Dogtown (originally named Woodville) is an unincorporated community in the rural West Marin region of coastal Marin County, California, United States in the San Francisco Bay Area's North Bay. It lies at an elevation of 187 feet (57 m). With a population of 30, the town is located beside the Golden Gate National Recreation Area and Point Reyes National Seashore, in the Olema Valley west of the Bolinas Ridge mountain range.

==History==
The village, founded by miners and lumberjacks, is located within the original Rancho Punta de los Reyes Sobrante land grant. It was a stagecoach stop along the north–south route. The village includes the historic Nelson Hotel, which was connected by the old North Pacific Coast Railroad to the Bolinas Station, en route to Point Reyes. That railway ran between Mendocino County and a ferry service to San Francisco at Sausalito. The hotel, with nearby guest houses, was later used by the U.S. Army during both World Wars as barracks. There was also a K-8 school, with about 50 pupils. The schoolhouse was located south of the village towards Bolinas, the nearest town. An early 20th-century pastime was a trip and picnic to the Copper Mine Gulch, which runs through the town.

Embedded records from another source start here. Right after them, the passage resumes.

diff --git a/crowd-coachable-recommendations_amd/csrc/ccr_plan.h b/crowd-coachable-recommendations_amd/csrc/ccr_plan.h
--- a/crowd-coachable-recommendations_amd/csrc/ccr_plan.h
+++ b/crowd-coachable-recommendations_amd/csrc/ccr_plan.h
@@ -22,6 +22,7 @@
     int wide;
     int thr_phases;
     int narrow_groups;
+    int tile_cap;
 };
 struct KnobDef {
     const char *env;
@@ -35,6 +36,7 @@
     {"CCR_NARROW", &Knobs::narrow, -1},            {"CCR_NARROW_GRID", &Knobs::narrow_grid, 0},   {"CCR_SKIP_SAMPLED", &Knobs::skip_sampled, -1},
     {"CCR_SKIP_LIST", &Knobs::skip_list, 1},       {"CCR_QSPLIT", &Knobs::qsplit, -1},            {"CCR_WIDE", &Knobs::wide, -1},
     {"CCR_THR_PHASES", &Knobs::thr_phases, 0},     {"CCR_NARROW_GROUPS", &Knobs::narrow_groups, NARROW_MAX_GROUPS},
+    {"CCR_TILE_CAP", &Knobs::tile_cap, 0},
 };
 static_assert(sizeof(KNOB_DEFS) / sizeof(KNOB_DEFS[0]) * sizeof(int) == sizeof(Knobs), "a row for every knob");
 inline Knobs default_knobs() {
@@ -61,6 +63,8 @@
     int item_a;
     int item_b;
     int opt_rank;
+    int tile_cap;
+    int cap_rank;
     int skip_sampled;
     int qgroups;
     int cap;
@@ -80,6 +84,10 @@
     size_t total;
     int64_t dense_rows_per_chunk;
 };
+
+constexpr int TILE_CAP_MIN = 4, TILE_CAP_TILES = 5;
+constexpr int OPT_RANK_MIN = TILE_CAP_MIN * (TILE_CAP_TILES - 1) + 1;
+constexpr int OPT_RANK_FLOOR = 40, REDUCED_RANK_MIN_TILES = 40;
 
 constexpr int FALLBACK_ROWS = 16;
 
diff --git a/crowd-coachable-recommendations_amd/csrc/ccr_plan.hip b/crowd-coachable-recommendations_amd/csrc/ccr_plan.hip
--- a/crowd-coachable-recommendations_amd/csrc/ccr_plan.hip
+++ b/crowd-coachable-recommendations_amd/csrc/ccr_plan.hip
@@ -30,7 +30,7 @@
 static double estimated_pass(int rank, double fs, int k) { return std::max((double)rank / fs, (double)k); }
 static double sample_fraction(const Plan &p) { return 1.0 / ((double)p.tiles / (double)p.sample_tiles); }
 static double estimated_pass_upper(const Plan &p, int k) {
-    return gamma_upper((double)p.opt_rank) * estimated_pass(p.opt_rank, sample_fraction(p), k);
+    return gamma_upper((double)p.cap_rank) * estimated_pass(p.cap_rank, sample_fraction(p), k);
 }
 static double conservative_pass(const Plan &p, int k) { return (double)k * ((double)p.tiles / (double)p.sample_tiles) * 1.3 + 64.0; }
 
@@ -109,12 +109,20 @@
 static int optimistic_rank(int k, int64_t sample, int64_t tiles, const Knobs &kn, bool skip = false) {
     if (kn.opt_rank > 0) return kn.opt_rank;
     const double need = (double)k * (double)sample / (double)(skip ? tiles - sample : tiles);
-    int r = 40;
+    int r = (skip && sample >= REDUCED_RANK_MIN_TILES) ? OPT_RANK_MIN : OPT_RANK_FLOOR;
     for (; r < 1 << 20; ++r) {
         const double a = 1.0 / (9.0 * r), t = 1.0 - a - 5.2 * sqrt(a);
         if (t > 0.0 && (double)r * t * t * t >= need) break;
     }
     return r;
+}
+
+static int tile_cap_for(int rank, int64_t sample, const Knobs &kn) {
+    int cap = (rank + TILE_CAP_TILES - 1) / TILE_CAP_TILES;
+    cap = std::min(GROUPS_PER_TILE, std::max(TILE_CAP_MIN, cap));
+    if (kn.tile_cap >= 1 && kn.tile_cap <= GROUPS_PER_TILE) cap = kn.tile_cap;
+    const int64_t fill = ((int64_t)rank + sample - 1) / std::max<int64_t>(1, sample);
+    return (int)std::min<int64_t>(GROUPS_PER_TILE, std::max<int64_t>(cap, fill));
 }
 
 static void range_window(const Plan &p, const Knobs &kn, int64_t &r_hi, int64_t &target) {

The town was originally known as Woodville due to its timber industry, although the sawmills closed by the 1870s. The name was changed to Dogtown, as that was a popular name among locals. Until the name change, the hamlet was simply nicknamed "The Dogtown" by Bolinas residents, because the town's residents kept a large number of hunting dogs. The location continues to be labeled "Woodville" on some maps.

The area's economy is agricultural and tourism-based.

==Education==
Dogtown is in the Bolinas-Stinson Union School District which provides K-8 education, and the Tamalpais Union High School District. Students attend Tamalpais High School in Mill Valley after 8th grade.

==Transportation==
The town is accessible by State Route 1, marked as "Shoreline Highway Road" locally, which runs through the community; north to Point Reyes Station and south to Stinson Beach.

There is limited Marin Transit West Marin Stagecoach (route 61e) bus service between Point Reyes Station, Dogtown, Bolinas, and Mill Valley (with some trips to Marin City). The service provides 4 daily round trips on Wednesdays and Fridays. Some students use it to get to Tamalpais High School on the days it operates; these students are some of the service's key users. There is also service on route 62 from Point Reyes Station to Stinson Beach, with one trip continuing as route 68 from Point Reyes Station to the county seat San Rafael through Lagintas-Forest Knolls, San Anselmo and other communities in the San Geronimo Valley.

Due to the town's geographic isolation, residents are, in most cases, taken to hospitals by helicopter instead of by ambulance in emergencies.